The tools helping scientists up the rate at which they find new drugs Premium
The Hindu
Discovering new drug targets to combat antimicrobial resistance through innovative research and collaboration for global health impact.
India is one of the world’s leading manufacturers as well as consumers of antimicrobial drugs. However, many of these life-saving drugs are now becoming ineffective against disease-causing bacteria. Around 4.9 million people around the world died in 2019 due to ineffective antimicrobial drugs. These deaths include those due to the infections as well as the morbidity resulting from antimicrobial resistance. Yet we have also been struggling to find new drugs.
One way out of this crisis is for researchers to discover new pathways crucial for the survival of pathogens, and disrupt them. However, the modern targeted drug-discovery process is a complex process and often requires customised solutions for each target.
Two research groups working at the CSIR-Centre for Cellular and Molecular Biology, Hyderabad, recently identified potential targets for new antimalarial drugs by studying the basic biology of Escherichia coli bacteria and the human malarial parasite Plasmodium falciparum.

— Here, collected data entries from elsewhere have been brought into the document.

# JackAILab/ConsistentID

Hardware: AMD Instinct MI355X
Metric: 512x512 SD1.5 images/sec/node @50 DDIM steps (higher is better)
Workload: dtype f16; 1 GPU; sd15 ConsistentID 512x512, 50 DDIM steps, batch 4/GPU (global 4), CFG batch 8, LoRA rank 128 merged, start_merge_step 30, hipGraph on; global_batch=4, parallelism=dp1 (images sharded, no in-step collective)

## Files before the change

### consistentid_amd/csrc/attn.hip

```cpp
#include "common.h"
#include "../../include/cid.h"
#include <stdlib.h>
#include <type_traits>

#ifndef CID_ATTN_ABL
#define CID_ATTN_ABL 0
#endif
#ifdef CID_ATTN_MAX_AT_HEAD
#define CID_ATTN_HEADMAX true
#else
#define CID_ATTN_HEADMAX false
#endif

namespace {

__device__ __forceinline__ float max17f(float m, const f32x16& v) {
#pragma unroll
    for (int r = 0; r < 16; r += 2) m = __builtin_fmaxf(__builtin_fmaxf(m, v[r]), v[r + 1]);
    return m;
}

template <int D, int QT, int NWV>
struct AttnCfg {
    static constexpr int NT = 64 * NWV;
    static constexpr int BQ = 32 * QT * NWV;
    static constexpr int DKP = (D + 15) / 16 * 16;
    static constexpr int KSTEPS = DKP / 16;
    static constexpr int DVT = (D + 31) / 32;
    static constexpr int NCH = D / 8;
    static constexpr int CR = DVT * 32 - D;
    static constexpr int KBYTES = (DKP / 8) * 1024;
    static constexpr int VDATA = D * 128;
    static constexpr int VBYTES = VDATA + CR * 128;
    static constexpr int BUF = KBYTES + VBYTES;
    static constexpr int PPW = (NCH + NWV - 1) / NWV;
};

template <int D, int QT, int NWV, bool MASK, bool CAUSAL = false>
__global__ void __launch_bounds__(64 * NWV, (QT == 1 && D <= 40 && NWV == 4) ? 3 : ((QT == 1 && D <= 80) ? 2 : 1))
self_attn_kernel(const half_t* __restrict__ q, const half_t* __restrict__ k, const half_t* __restrict__ vt,
                 half_t* __restrict__ out, int N, int heads, int ldq, int ldk, int dvp, int ldo, int n_keys, int xcd_remap) {
#if defined(__HIP_DEVICE_COMPILE__)
    using Cfg = AttnCfg<D, QT, NWV>;
    constexpr int NT = Cfg::NT, KSTEPS = Cfg::KSTEPS, DVT = Cfg::DVT;
    constexpr int NCH = Cfg::NCH, CR = Cfg::CR;
    extern __shared__ __attribute__((aligned(16))) char smem[];
    typedef __attribute__((address_space(3))) void lds_void;

    const int tid = threadIdx.x, lane = tid & 63;
    const int wave = __builtin_amdgcn_readfirstlane(tid >> 6);
    const int idx = lane & 31, hi = lane >> 5;
    int bid = blockIdx.x + gridDim.x * (blockIdx.y + gridDim.y * blockIdx.z);
    {
        const int nwg = gridDim.x * gridDim.y * gridDim.z;
        if (xcd_remap && (nwg & 7) == 0) bid = (bid & 7) * (nwg >> 3) + (bid >> 3);
    }
    const int bx = bid % (int)gridDim.x;
    const int h = (bid / (int)gridDim.x) % (int)gridDim.y, b = bid / (int)(gridDim.x * gridDim.y);
    const int q0 = bx * Cfg::BQ + wave * (32 * QT);

    const half_t* kbase = k + (long)b * N * ldk + h * D;
    const half_t* vbase = vt + ((long)(b * heads + h) * dvp) * N;

#if defined(CID_ATTN_NOBIAS)
    constexpr bool BIAS = false;
#else
    constexpr bool BIAS = Cfg::DKP > D;
#endif
    static_assert(!BIAS || Cfg::DKP - D == 8, "pad is one 16-byte slot");
    static_assert(!(CAUSAL && BIAS), "causal mode: the running max starts behind the mask (no bias slot)");
    if (Cfg::DKP > D) {
        half8 pad = zero_h8();
        if (BIAS) pad[0] = (half_t)1.f;
        for (int r = tid; r < 2 * 64; r += NT)
            *reinterpret_cast<half8*>(smem + (r >> 6) * Cfg::BUF + NCH * 1024 + (r & 63) * 16) = pad;
    }
    const bool bias_lane = BIAS && ((KSTEPS - 1) * 16 + hi * 8 == D);

    half8 qf[QT][KSTEPS];
#pragma unroll
    for (int t = 0; t < QT; ++t) {
        const half_t* qrow = q + ((long)b * N + q0 + t * 32 + idx) * ldq + h * D;
#pragma unroll
        for (int kk = 0; kk < KSTEPS; ++kk) {
            const int c = kk * 16 + hi * 8;
            qf[t][kk] = (c < D) ? ld_global_h8(qrow + c) : zero_h8();
        }
    }

    constexpr bool ONES = (D % 32) != 0;
    constexpr int ONES_REG = ((D % 32) & 3) + 4 * ((D % 32) >> 3);
    constexpr int ONES_HI = ((D % 32) >> 2) & 1;
    if (ONES) {
        half8 one;
#pragma unroll
        for (int i = 0; i < 8; ++i) one[i] = (half_t)1.f;
        for (int e = tid; e < 2 * 8 * CR; e += NT) {
            const int bf = e / (8 * CR), rem = e - bf * (8 * CR);
            *reinterpret_cast<half8*>(smem + bf * Cfg::BUF + Cfg::KBYTES + Cfg::VDATA + rem * 16) = one;
        }
    }

    const __amdgpu_buffer_rsrc_t rs_k = __builtin_amdgcn_make_buffer_rsrc((void*)kbase, 0, (unsigned)(((long)(N - 1) * ldk + D) * 2), 0x00020000);
    const __amdgpu_buffer_rsrc_t rs_v = __builtin_amdgcn_make_buffer_rsrc((void*)vbase, 0, (unsigned)((long)D * N * 2), 0x00020000);
    const unsigned kvo = (unsigned)(lane * ldk * 2);
    unsigned vvo[Cfg::PPW];
#pragma unroll
    for (int j = 0; j < Cfg::PPW; ++j) {
        const int sl = (j * NWV + wave) * 64 + lane;
        const int c = sl / D, r = sl - c * D;
        vvo[j] = (unsigned)(((long)r * N + c * 8) * 2);
    }
    auto dma_k = [&](int key0, int buf) {
#pragma unroll
        for (int j = 0; j < Cfg::PPW; ++j) {
            const int p = j * NWV + wave;
            if (p < NCH)
                __builtin_amdgcn_raw_ptr_buffer_load_lds(rs_k, (lds_void*)(smem + buf * Cfg::BUF + p * 1024), 16, kvo,
                                                         key0 * ldk * 2 + p * 16, 0, 0);
        }
    };
    auto dma_v = [&](int key0, int buf) {
#pragma unroll
        for (int j = 0; j < Cfg::PPW; ++j) {
            const int p = j * NWV + wave;
            if (p < NCH)
                __builtin_amdgcn_raw_ptr_buffer_load_lds(rs_v, (lds_void*)(smem + buf * Cfg::BUF + Cfg::KBYTES + p * 1024), 16,
                                                         vvo[j], key0 * 2, 0, 0);
        }
    };
    auto qk = [&](int buf, f32x16 (&s)[2][QT]) {
        const char* kb = smem + buf * Cfg::BUF;
#pragma unroll
        for (int kt = 0; kt < 2; ++kt)
#pragma unroll
            for (int t = 0; t < QT; ++t) s[kt][t] = zero_f16v();
#pragma unroll
        for (int kk = 0; kk < KSTEPS; ++kk) {
            half8 kf[2];
#pragma unroll
            for (int kt = 0; kt < 2; ++kt)
                kf[kt] = *reinterpret_cast<const half8*>(kb + (kk * 2 + hi) * 1024 + (kt * 32 + idx) * 16);
#pragma unroll
            for (int kt = 0; kt < 2; ++kt)
#pragma unroll
                for (int t = 0; t < QT; ++t) { if (!(CID_ATTN_ABL & 4)) s[kt][t] = mfma32(kf[kt], qf[t][kk], s[kt][t]); else s[kt][t][kk] += (float)kf[kt][0]; }
        }
    };
    const int vlane = (hi * D + idx) * 16;
    const int vlane_c = Cfg::VDATA + (hi * CR + idx + (DVT - 1) * 32 - D) * 16;
    const bool vconst_lane = (DVT - 1) * 32 + idx >= D;

    f32x16 oacc[DVT][QT];
#pragma unroll
    for (int d = 0; d < DVT; ++d)
#pragma unroll
        for (int t = 0; t < QT; ++t) oacc[d][t] = zero_f16v();
    float m_run[QT], l_run[QT];
#pragma unroll
    for (int t = 0; t < QT; ++t) { m_run[t] = -INFINITY; l_run[t] = 0.f; }

    const int ntiles = CAUSAL ? (min(n_keys, bx * Cfg::BQ + Cfg::BQ) + 63) / 64 : N / 64;
    dma_k(0, 0); dma_v(0, 0);
    if (ntiles > 1) dma_k(64, 1);
    asm volatile("s_waitcnt vmcnt(0)" ::: "memory");
    __syncthreads();
    f32x16 s_cur[2][QT], s_nxt[2][QT];
    qk(0, s_cur);
    auto tile_max = [&](f32x16 (&sc)[2][QT], int t) {
        float mx = max17f(sc[0][t][0], sc[0][t]);
        mx = max17f(mx, sc[1][t]);
        return fmaxf(mx, __shfl_xor(mx, 32, 64));
    };
    auto rebias = [&](f32x16 (&sc)[2][QT], int t, float m_new, float delta) {
        if (bias_lane) qf[t][KSTEPS - 1][0] = (half_t)(-m_new);
#pragma unroll
        for (int kt = 0; kt < 2; ++kt)
#pragma unroll
            for (int r = 0; r < 16; ++r) sc[kt][t][r] -= delta;
    };
    float mx_a[QT], mx_b[QT];
    if (MASK && BIAS && n_keys < 64) {
#pragma unroll
        for (int kt = 0; kt < 2; ++kt)
#pragma unroll
            for (int t = 0; t < QT; ++t)
#pragma unroll
                for (int r = 0; r < 16; ++r)
                    if (kt * 32 + crow(r, hi) >= n_keys) s_cur[kt][t][r] = -INFINITY;
    }
#pragma unroll
    for (int t = 0; t < QT; ++t) {
        const float mx = tile_max(s_cur, t);
        if (BIAS) {
            const float m0 = (float)(half_t)fminf(fmaxf(mx, -60000.f), 60000.f);
            rebias(s_cur, t, m0, m0);
            m_run[t] = m0;
            mx_a[t] = mx - m0;
        } else {
            mx_a[t] = mx;
        }
        mx_b[t] = 0.f;
    }
    __syncthreads();

    auto step = [&](int tile, auto has_next_tag, f32x16 (&s_cur)[2][QT], f32x16 (&s_nxt)[2][QT], float (&mx_cur)[QT],
                    float (&mx_nxt)[QT]) {
        constexpr bool HAS_NEXT = decltype(has_next_tag)::value;
        const int cur = tile & 1;
        if (!(CID_ATTN_ABL & 8)) {
            if (tile + 2 < ntiles) dma_k((tile + 2) * 64, cur);
            if (HAS_NEXT) dma_v((tile + 1) * 64, cur ^ 1);
        }
        if (MASK && (tile + 1) * 64 > n_keys) {
#pragma unroll
            for (int kt = 0; kt < 2; ++kt)
#pragma unroll
                for (int t = 0; t < QT; ++t)
#pragma unroll
                    for (int r = 0; r < 16; ++r)
                        if (tile * 64 + kt * 32 + crow(r, hi) >= n_keys) s_cur[kt][t][r] = -INFINITY;
        }
        if (CAUSAL && (tile * 64 + 63 > q0 || (tile + 1) * 64 > n_keys)) {
#pragma unroll
            for (int kt = 0; kt < 2; ++kt)
#pragma unroll
                for (int t = 0; t < QT; ++t)
#pragma unroll
                    for (int r = 0; r < 16; ++r) {
                        const int j = tile * 64 + kt * 32 + crow(r, hi);
                        if (j > q0 + t * 32 + idx || j >= n_keys) s_cur[kt][t][r] = -INFINITY;
                    }
        }
#pragma unroll
        for (int t = 0; t < QT; ++t) {
            const float mx = (CID_ATTN_ABL & 16) ? s_cur[0][t][0] : ((MASK || CAUSAL || CID_ATTN_HEADMAX) ? tile_max(s_cur, t) : mx_cur[t]);
            if (__any(mx > (BIAS ? 8.f : m_run[t] + 8.f))) {
                float m_new, alpha;
                if (BIAS) {
                    m_new = (float)(half_t)fminf(m_run[t] + fmaxf(mx, 0.f), 60000.f);
                    const float delta = m_new - m_run[t];
                    alpha = __builtin_amdgcn_exp2f(-delta);
                    rebias(s_cur, t, m_new, delta);
                } else {
                    m_new = fmaxf(m_run[t], mx);
                    alpha = __builtin_amdgcn_exp2f(m_run[t] - m_new);
                }
                m_run[t] = m_new;
                l_run[t] *= alpha;
#pragma unroll
                for (int d = 0; d < DVT; ++d)
#pragma unroll
                    for (int r = 0; r < 16; ++r) oacc[d][t][r] *= alpha;
            }
        }
        if (HAS_NEXT) qk(cur ^ 1, s_nxt);
        half8 pf[QT][4];
#pragma unroll
        for (int t = 0; t < QT; ++t) {
            const float m = m_run[t];
            float rs = 0.f;
#pragma unroll
            for (int kt = 0; kt < 2; ++kt)
#pragma unroll
                for (int g = 0; g < 2; ++g) {
                    half8 pv;
#pragma unroll
                    for (int i = 0; i < 8; ++i) {
                        const float a_ = BIAS ? s_cur[kt][t][g * 8 + i] : s_cur[kt][t][g * 8 + i] - m;
                        const float p = (CID_ATTN_ABL & 1) ? a_ * 0.001f : __builtin_amdgcn_exp2f(a_);
                        if (!ONES) rs += p;
                        pv[i] = (half_t)p;
                    }
                    pf[t][kt * 2 + g] = pv;
                }
            if (!ONES) l_run[t] += rs;
        }
        const char* vb = smem + cur * Cfg::BUF + Cfg::KBYTES;
#pragma unroll
        for (int ks = 0; ks < 4; ++ks) {
            half8 vf[DVT];
#pragma unroll
            for (int d = 0; d < DVT; ++d) {
                int off = vlane + (ks * 2 * D + d * 32) * 16;
                if (CR > 0 && d == DVT - 1) off = vconst_lane ? vlane_c + ks * 2 * CR * 16 : off;
                vf[d] = *reinterpret_cast<const half8*>(vb + off);
            }
#pragma unroll
            for (int d = 0; d < DVT; ++d)
#pragma unroll
                for (int t = 0; t < QT; ++t) { if (!(CID_ATTN_ABL & 2)) oacc[d][t] = mfma32(vf[d], pf[t][ks], oacc[d][t]); else oacc[d][t][ks] += (float)vf[d][0] * (float)pf[t][ks][0]; }
        }
        if (HAS_NEXT && !MASK && !CAUSAL && !CID_ATTN_HEADMAX) {
#pragma unroll
            for (int t = 0; t < QT; ++t) mx_nxt[t] = tile_max(s_nxt, t);
        }
        asm volatile("s_waitcnt vmcnt(0)" ::: "memory");
        __syncthreads();
    };
    int tile = 0;
    for (; tile + 2 < ntiles; tile += 2) {
        step(tile, std::true_type{}, s_cur, s_nxt, mx_a, mx_b);
        step(tile + 1, std::true_type{}, s_nxt, s_cur, mx_b, mx_a);
    }
    if (ntiles - tile == 2) {
        step(tile, std::true_type{}, s_cur, s_nxt, mx_a, mx_b);
        step(tile + 1, std::false_type{}, s_nxt, s_cur, mx_b, mx_a);
    } else {
        step(tile, std::false_type{}, s_cur, s_nxt, mx_a, mx_b);
    }
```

Manjula Reddy’s group has been studying how the bacteria’s outer cell-walls expand when the bacterial cell grows in size before dividing into two. The group’s focus is on the peptidoglycan layer, a mesh of sugar and amino acids in E. coli essential for the bacteria’s survival. When the cell grows, the mesh breaks and extra peptidoglycan material is added to enlarge the mesh.
In the last decade, Dr. Reddy’s group has identified a set of peptidoglycan hydrolase enzymes that are responsible for cutting the peptidoglycan layer, with the latest one published in the journal PLoS Genetics in February. These enzymes are present in all types of bacteria, and are potent drug targets. Inhibiting them could prevent the peptidoglycan layer from expanding, thus killing the bacteria.
Likewise, Puran Singh Sijwali’s group studies how the P. falciparum parasite grows in human red blood cells and liver cells, depending on its developmental stage. The group focuses on how the parasite degrades its own proteins that it doesn’t need anymore. It uses a class of enzymes called Cullin RING ligases. They tag proteins with another small protein called ubiquitin. The protein degradation apparatus identifies the ubiquitin and breaks the protein to which ubiquitin is attached.
Recently, Dr. Sijwali’s group reported two such enzymes crucial for the parasite’s development in the journal PLoS Pathogens.